Hola, I live in the lakeside town of Catemaco, south of Veracruz. As a permanent resident, I prefer the small town life, especially in the tropical jungle area on this coast. Having some elevation from the coast offers a more temperate climate with less humidity, but beach access is only 30 minutes away. This is a popular Mexican tourist area so it's much less commercial than the West coast, but offers much to be explored and enjoyed. Ask your questions and let us answer them as best we can. There's a lot to be learned from the internet and these forums.


----------



## jag (Apr 28, 2010)

*thanks*

Thanks. I'll include the word veracruz in my next thread.



RVGRINGO said:


> Welcome to the forum. You may find that your questions can be answered on this forum, if you pose them to others in your areas of interest.

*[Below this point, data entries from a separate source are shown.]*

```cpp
size_t a2p_test_chain_scratch_bytes(int M, int K0, int N1, int T);
void a2p_test_chain_set_mode(int cl);
void a2p_test_chain_set_nsplit(int n);
int a2p_test_chain_nsplit_policy(int tiles, int n_acc, int concurrent, int K0);
int a2p_test_chain(int M, int T, int K0, int N1, int film_mode, int ln_mode, int rope, int gelu, int vjob, float out_scale,
                   int scale_ncols, const float* A0, const float* W0, const float* bias0, const float* film, float* x,
                   const float* ln_w, const float* ln_b, const float* rope_freqs, const float* W1, const float* bias1,
                   const float* W2, const float* bias2, void* Cp_out, void* Vt_out, void* scratch, size_t scratch_bytes,
                   int iters, float* ms_out, void* stream);

void a2p_test_philox(uint32_t c0, uint32_t c1, uint32_t c2, uint32_t c3, uint32_t k0, uint32_t k1, uint32_t* out4);

int a2p_test_mma_rate(int N, int a_from_tmem, int n_mma, long long* cycles_out_dev, void* stream);

int a2p_test_tmem_ldst_rate(int store, int n_ops, int n_warps, long long* cycles_out_dev, void* stream);

#ifdef __cplusplus
}
#endif
#endif
```

Measured before the change: 2903.

## Fuse the six dilated TCN conv layers and final conv into one UMMA kernel

After: 2978 (median of 6 runs). 2.6% higher.

```diff
diff --git a/audio2photoreal_b200/csrc/engine.cu b/audio2photoreal_b200/csrc/engine.cu
--- a/audio2photoreal_b200/csrc/engine.cu
+++ b/audio2photoreal_b200/csrc/engine.cu
@@ -14,6 +14,7 @@
 #include "umma_chain.cuh"
 #include "umma_attention2.cuh"
 #include "umma_attention_short.cuh"
+#include "umma_tcn.cuh"
 
 using namespace a2p;
 
@@ -74,6 +75,7 @@
   float *film_w = nullptr, *film_b = nullptr, *ttk_w = nullptr, *ttk_b = nullptr, *ttv_w = nullptr, *ttv_b = nullptr;
   float* conv_w[6]{};
   float* conv_t[6]{};
+  const uint8_t* tcn_w = nullptr;
   float2* rope_tab = nullptr;
   std::map<const float*, __nv_bfloat16*> wplanes;
   std::map<const float*, long long> wnumel;
@@ -101,8 +103,10 @@
 namespace {
 
 struct PackedLayout {
-  size_t film_w, film_b, ttk_w, ttk_b, ttv_w, ttv_b, conv_w[6], conv_t[6], rope, planes, planes_bytes, total;
+  size_t film_w, film_b, ttk_w, ttk_b, ttv_w, ttv_b, conv_w[6], conv_t[6], rope, planes, planes_bytes, tcnw, total;
 };
+bool tcn_fused_supported(const a2p_model_cfg& c) { return c.fmt == A2P_FMT_POSE && c.split_terms == 2 && c.C <= TCN_CP; }
+
 size_t split_weight_elems(const a2p_model_cfg& c) {
   const size_t D = c.D, FF = c.FF, C = c.C;
   size_t per_layer = 2 * (3 * D * D + D * D) + 2 * FF * D + (c.fmt == A2P_FMT_POSE ? 4 * D * D : 0);
@@ -134,6 +138,8 @@
   p.planes = off;
   p.planes_bytes = c.split_terms > 0 ? align_up(split_weight_elems(c) * 2 * c.split_terms + 64 * 256, 256) : 0;
   off += p.planes_bytes;
+  p.tcnw = 0;
+  if (tcn_fused_supported(c)) { p.tcnw = off; off += align_up(tcn_w_bytes(), 256); }
   p.total = off;
   return p;
 }
@@ -360,6 +366,11 @@
   static int v = 1 << 30;
   if (v == (1 << 30)) { const char* e = getenv("A2P_CHAIN_PRIO"); v = e ? atoi(e) : 0; }
   return v;
+}
+
+bool tcn_fused_enabled() {
+  const char* e = getenv("A2P_TCN_FUSED");
+  return !e || atoi(e) != 0;
 }
 
 bool chain_disabled() {
@@ -805,6 +816,18 @@
       g.Cp = U; g.cp_plane_stride = (long long)Mp * C; g.ldcp = C; g.remap_rps = T; g.remap_pad = TCN_PAD;
       A2P_TRY(tc_gemm(c, hP, MT, D, h->fin_w, 0, C, h->fin_b, TC_PLANES, g));
     }
+    if (chain && h->tcn_w && tcn_fused_enabled()) {
+      TcnParams tp{};
+      tp.U = U; tp.u_plane_stride = (long long)Mp * C; tp.W = h->tcn_w;
+      for (int i = 0; i < 6; ++i) tp.bias[i] = h->conv_b[i];
+      tp.bias[6] = h->fconv_b;
+      tp.Y = Y; tp.T = T; tp.C = C;
+      h->launches++;
+      if (c.prof) c.tag = "umma_tcn";
+      c.begin();
+      A2P_TRY(launch_umma_tcn(tp, R, st));
+      c.end();
+    } else {
     struct St { __nv_bfloat16* in; int cin; __nv_bfloat16* outp; int cout; float* f32; const float* skip; };
     St stg[6] = {{U, C, V, cm, nullptr, nullptr}, {V, cm, U, C, X, nullptr}, {U, C, V, C, Y, X},
                  {V, C, U, C, X, Y},              {U, C, V, C, Y, X},        {V, C, U, C, nullptr, Y}};
@@ -820,6 +843,7 @@
       TcGemmParams g{};
       g.C = Y; g.ldc = C;
       A2P_TRY(tc_gemm(c, U, Mp, C, h->fconv_w, 0, C, h->fconv_b, TC_F32, g));
+    }
     }
     *x0_sample_stride = (long long)Pl * C;
     const float* o0 = Y + (size_t)TCN_PAD * C;
@@ -1069,6 +1093,16 @@
       for (int i = 0; i < 6; ++i) A2P_TRY(split_w(h->conv_t[i], 3 * chans[i][0], chans[i][1]));
       A2P_TRY(split_w(h->fconv_w, C, C));
     }
+    h->tcn_w = nullptr;
+    if (tcn_fused_supported(cf)) {
+      const __nv_bfloat16* src[7];
+      long long ps[7];
+      for (int i = 0; i < 6; ++i) { src[i] = h->wplanes[h->conv_t[i]]; ps[i] = h->wnumel[h->conv_t[i]]; }
+      src[6] = h->wplanes[h->fconv_w]; ps[6] = h->wnumel[h->fconv_w];
+      A2P_TRY(pack_tcn_weights(src, ps, C, reinterpret_cast<uint8_t*>(pb + pl.tcnw), st));
+      h->tcn_w = reinterpret_cast<const uint8_t*>(pb + pl.tcnw);
+      A2P_TRY(init_umma_tcn());
+    }
     A2P_TRY(init_umma_gemm());
     A2P_TRY(init_umma_attn());
     A2P_TRY(init_umma_chain());
diff --git a/audio2photoreal_b200/csrc/testing.cu b/audio2photoreal_b200/csrc/testing.cu
--- a/audio2photoreal_b200/csrc/testing.cu
+++ b/audio2photoreal_b200/csrc/testing.cu
@@ -14,6 +14,7 @@
 #include "umma_attention2.cuh"
 #include "umma_attention_short.cuh"
 #include "umma_microbench.cuh"
+#include "umma_tcn.cuh"
 #include "../../include/a2p_b200_testing.h"
 
 using namespace a2p;
@@ -277,4 +278,92 @@
   return 0;
 }
 
-}
+static int g_tcn_fused = 1;
+void a2p_test_tcn_set_fused(int on) { g_tcn_fused = on != 0; }
+
+int a2p_test_tcn(int R, int T, int C, const float* X, const float* const* w, const float* const* b, float* Y_out, int iters,
+                 float* ms_out, void* stream) {
+  cudaStream_t st = (cudaStream_t)stream;
+  if (C > TCN_CP || C % 8) A2P_FAIL("test_tcn: C=%d", C);
+  A2P_TRY(init_umma_gemm());
+  A2P_TRY(init_umma_tcn());
+  int dev = 0, sms = 148;
+  cudaGetDevice(&dev);
+  cudaDeviceGetAttribute(&sms, cudaDevAttrMultiProcessorCount, dev);
+  const int cm = 256, Pl = T + TCN_HALO;
+  const long long Mp = (long long)R * Pl;
+  const int cout[7] = {cm, C, C, C, C, C, C}, cin[7] = {C, cm, C, C, C, C, C}, taps[7] = {3, 3, 3, 3, 3, 3, 1};
+  std::vector<void*> bufs;
+  auto alloc = [&](size_t bytes) -> void* { void* q = nullptr; if (cudaMalloc(&q, bytes) != cudaSuccess) return nullptr; bufs.push_back(q); return q; };
+  auto run = [&]() -> int {
+    __nv_bfloat16* U = (__nv_bfloat16*)alloc((size_t)2 * Mp * cm * 2);
+    __nv_bfloat16* V = (__nv_bfloat16*)alloc((size_t)2 * Mp * cm * 2);
+    float* Xf = (float*)alloc((size_t)Mp * cm * 4);
+    float* Yf = (float*)alloc((size_t)Mp * cm * 4);
+    uint8_t* Wpk = (uint8_t*)alloc(tcn_w_bytes());
+    const __nv_bfloat16* Wp[7];
+    long long ps[7];
+    for (int l = 0; l < 7; ++l) {
+      ps[l] = (long long)taps[l] * cout[l] * cin[l];
+      __nv_bfloat16* q = (__nv_bfloat16*)alloc((size_t)2 * ps[l] * 2);
+      if (!q) A2P_FAIL("test_tcn: cudaMalloc failed");
+      A2P_TRY(launch_split_planes(2, w[l], cin[l], q, ps[l], (long long)taps[l] * cout[l], cin[l], 1.f, st));
+      Wp[l] = q;
+    }
+    if (!U || !V || !Xf || !Yf || !Wpk) A2P_FAIL("test_tcn: cudaMalloc failed");
+    A2P_CUDA(cudaMemsetAsync(U, 0, (size_t)2 * Mp * C * 2, st));
+    A2P_CUDA(cudaMemsetAsync(Yf, 0, (size_t)Mp * C * 4, st));
+    for (int r = 0; r < R; ++r)
+      A2P_TRY(launch_split_planes(2, X + (size_t)r * T * C, C, U + ((size_t)r * Pl + TCN_HALO) * C, Mp * C, T, C, 1.f, st));
+    A2P_TRY(pack_tcn_weights(Wp, ps, C, Wpk, st));
+    auto launch = [&]() -> int {
+      if (g_tcn_fused) {
+        TcnParams tp{};
+        tp.U = U; tp.u_plane_stride = Mp * C; tp.W = Wpk;
+        for (int l = 0; l < 7; ++l) tp.bias[l] = b[l];
+        tp.Y = Yf; tp.T = T; tp.C = C;
+        return launch_umma_tcn(tp, R, st);
+      }
+      struct St { __nv_bfloat16* in; __nv_bfloat16* outp; float* f32; const float* skip; };
+      St stg[6] = {{U, V, nullptr, nullptr}, {V, U, Xf, nullptr}, {U, V, Yf, Xf}, {V, U, Xf, Yf}, {U, V, Yf, Xf}, {V, U, nullptr, Yf}};
+      for (int i = 0; i < 7; ++i) {
+        TcGemmParams g{};
+        g.M = (int)Mp; g.N = cout[i]; g.K = cin[i]; g.taps = taps[i]; g.dil = tcn_dil(i); g.bias = b[i]; g.out_scale = 1.f;
+        TcOperands o{i < 6 ? stg[i].in : U, cin[i], Mp * cin[i], Wp[i], cin[i], (long long)cout[i] * cin[i]};
+        if (i < 6) {
+          g.slope = 0.2f; g.Cp = stg[i].outp; g.cp_plane_stride = Mp * cout[i]; g.ldcp = cout[i];
+          g.C = stg[i].f32; g.ldc = cout[i]; g.skip = stg[i].skip; g.ldskip = cout[i];
+          A2P_TRY(launch_umma_gemm(2, o, g, TC_LRELU_PLANES, sms, st));
+        } else {
+          g.C = Yf; g.ldc = C;
+          A2P_TRY(launch_umma_gemm(2, o, g, TC_F32, sms, st));
+        }
+      }
+      return 0;
+    };
+    A2P_TRY(launch());
+    A2P_CUDA(cudaMemcpy2DAsync(Y_out, (size_t)T * C * 4, Yf + (size_t)TCN_HALO * C, (size_t)Pl * C * 4, (size_t)T * C * 4, R,
+                               cudaMemcpyDeviceToDevice, st));
+    A2P_CUDA(cudaStreamSynchronize(st));
+    if (ms_out) *ms_out = 0.f;
+    if (iters <= 0) return 0;
+    for (int i = 0; i < 3; ++i) A2P_TRY(launch());
+    cudaEvent_t e0, e1;
+    cudaEventCreate(&e0); cudaEventCreate(&e1);
+    cudaEventRecord(e0, st);
+    for (int i = 0; i < iters; ++i) A2P_TRY(launch());
+    cudaEventRecord(e1, st);
+    A2P_CUDA(cudaStreamSynchronize(st));
+    float ms = 0.f;
+    cudaEventElapsedTime(&ms, e0, e1);
+    if (ms_out) *ms_out = ms / iters;
+    cudaEventDestroy(e0); cudaEventDestroy(e1);
+    return 0;
+  };
+  const int rc = run();
+  cudaStreamSynchronize(st);
+  for (void* q : bufs) cudaFree(q);
+  return rc;
+}
+
+}
diff --git a/audio2photoreal_b200/csrc/umma.cuh b/audio2photoreal_b200/csrc/umma.cuh
--- a/audio2photoreal_b200/csrc/umma.cuh
+++ b/audio2photoreal_b200/csrc/umma.cuh
@@ -111,6 +111,31 @@
       : "r"(taddr));
 }
 __device__ __forceinline__ void tmem_ld_wait() { asm volatile("tcgen05.wait::ld.sync.aligned;" ::: "memory"); }
+__device__ __forceinline__ void tmem_ld16(uint32_t taddr, float* v) {
+  uint32_t* r = reinterpret_cast<uint32_t*>(v);
+  asm volatile(
+      "tcgen05.ld.sync.aligned.32x32b.x16.b32 "
+      "{%0, %1, %2, %3, %4, %5, %6, %7, %8, %9, %10, %11, %12, %13, %14, %15}, [%16];"
+      : "=r"(r[0]), "=r"(r[1]), "=r"(r[2]), "=r"(r[3]), "=r"(r[4]), "=r"(r[5]), "=r"(r[6]), "=r"(r[7]), "=r"(r[8]),
+        "=r"(r[9]), "=r"(r[10]), "=r"(r[11]), "=r"(r[12]), "=r"(r[13]), "=r"(r[14]), "=r"(r[15])
+      : "r"(taddr));
+}
+__device__ __forceinline__ void tmem_st16(uint32_t taddr, const float* v) {
+  const uint32_t* r = reinterpret_cast<const uint32_t*>(v);
+  asm volatile(
+      "tcgen05.st.sync.aligned.32x32b.x16.b32 [%0], "
+      "{%1, %2, %3, %4, %5, %6, %7, %8, %9, %10, %11, %12, %13, %14, %15, %16};"
+      ::"r"(taddr), "r"(r[0]), "r"(r[1]), "r"(r[2]), "r"(r[3]), "r"(r[4]), "r"(r[5]), "r"(r[6]), "r"(r[7]), "r"(r[8]),
+        "r"(r[9]), "r"(r[10]), "r"(r[11]), "r"(r[12]), "r"(r[13]), "r"(r[14]), "r"(r[15])
+      : "memory");
+}
+__device__ __forceinline__ void tmem_st_wait() { asm volatile("tcgen05.wait::st.sync.aligned;" ::: "memory"); }
+
+__device__ __forceinline__ void bulk_load(void* dst, const void* src, uint32_t bytes, uint64_t* bar) {
+  asm volatile("cp.async.bulk.shared::cluster.global.mbarrier::complete_tx::bytes [%0], [%1], %2, [%3];"
+               ::"r"(smem_u32(dst)), "l"(reinterpret_cast<uint64_t>(src)), "r"(bytes), "r"(smem_u32(bar))
+               : "memory");
+}
 
 __device__ __forceinline__ uint64_t smem_desc_sw128(uint32_t saddr) {
   uint64_t d = 0;
@@ -134,6 +159,12 @@
   d |= (uint64_t)4 << 61;
   return d;
 }
+constexpr uint32_t kDescHiNoSwz128 = (uint32_t)(128 >> 4) | (1u << 14);
+__device__ __forceinline__ uint32_t desc_lo_noswz(uint32_t saddr, uint32_t lbo_bytes) {
+  return ((saddr >> 4) & 0x3FFFu) | ((lbo_bytes >> 4) << 16);
+}
+__device__ __forceinline__ uint64_t desc_make_noswz(uint32_t lo) { return ((uint64_t)kDescHiNoSwz128 << 32) | (uint64_t)lo; }
+
 __host__ __device__ constexpr uint32_t idesc_bf16_f32(int M, int N) {
   return (1u << 4) | (1u << 7) | (1u << 10) | ((uint32_t)(N >> 3) << 17) | ((uint32_t)(M >> 4) << 24);
 }
diff --git a/audio2photoreal_b200/csrc/umma_tcn.cuh b/audio2photoreal_b200/csrc/umma_tcn.cuh
--- /dev/null
+++ b/audio2photoreal_b200/csrc/umma_tcn.cuh
@@ -0,0 +1,262 @@
+#pragma once
+#include <cuda_bf16.h>
+
+#include "common.cuh"
+#include "umma.cuh"
+#include "umma_gemm.cuh"
+
+namespace a2p {
+
+constexpr int TCN_WIN = 104;
+constexpr int TCN_HALO = 24;
+constexpr int TCN_G = 6;
+constexpr int TCN_ROWS = 128 + TCN_G;
+constexpr int TCN_CS = TCN_ROWS * 16;
+constexpr int TCN_CP = 112;
+constexpr int TCN_PS_S = (TCN_CP / 8) * TCN_CS, TCN_PS_L = (256 / 8) * TCN_CS;
+constexpr int TCN_S_OFF = 0, TCN_L_OFF = 2 * TCN_PS_S, TCN_RING_OFF = TCN_L_OFF + 2 * TCN_PS_L;
+constexpr int TCN_NST = 4, TCN_SLOT = 8192;
+constexpr int TCN_BAR_OFF = TCN_RING_OFF + TCN_NST * TCN_SLOT;
+constexpr int TCN_SMEM = TCN_BAR_OFF + 128;
+constexpr int TCN_SKIP_COL = 128;
+static_assert(TCN_SMEM <= 232448, "umma_tcn: shared memory");
+
+__host__ __device__ constexpr int tcn_kch(int l) { return l == 1 ? 16 : 7; }
+__host__ __device__ constexpr int tcn_taps(int l) { return l == 6 ? 1 : 3; }
+__host__ __device__ constexpr int tcn_dil(int l) { return l == 6 ? 0 : l % 3 + 1; }
+__host__ __device__ constexpr int tcn_nhalf(int l) { return l == 0 ? 2 : 1; }
+__host__ __device__ constexpr int tcn_nu(int l) { return l == 0 ? 128 : TCN_CP; }
+__host__ __device__ constexpr int tcn_units(int l) { return tcn_kch(l) * tcn_taps(l) * tcn_nhalf(l); }
+__host__ __device__ constexpr int tcn_unit_bytes(int l) { return 64 * tcn_nu(l); }
+inline size_t tcn_w_bytes() {
+  size_t b = 0;
+  for (int l = 0; l < 7; ++l) b += (size_t)tcn_units(l) * tcn_unit_bytes(l);
+  return b;
+}
+
+struct TcnParams {
+  const __nv_bfloat16* U; long long u_plane_stride;
+  const uint8_t* W;
+  const float* bias[7];
+  float* Y;
+  int T, C, n_win;
+};
+
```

I'm sure that there are members of the forum who have visited, or perhaps live, in Veracruz or other coastal cities.


----------



## jag (Apr 28, 2010)

*Veracruz*

I am going to be exploring the gulf coastal cities from Veracruz to Cozamel evaluating standard of living and costs. Any and all suggestions will be greatly appreciated. I currently living in Calpulalpan, a city in Tlaxcala on the road from Mexico DF to Veracruz. Any travel suggests, and motel suggestions as well, will be appreciated. Thanks,
Jay




sunnyvmx said:


> Hola, I live in the lakeside town of Catemaco, south of Veracruz. As a permanent resident, I prefer the small town life, especially in the tropical jungle area on this coast. Having some elevation from the coast offers a more temperate climate with less humidity, but beach access is only 30 minutes away. This is a popular Mexican tourist area so it's much less commercial than the West coast, but offers much to be explored and enjoyed. Ask your questions and let us answer them as best we can. There's a lot to be learned from the internet and these forums.


----------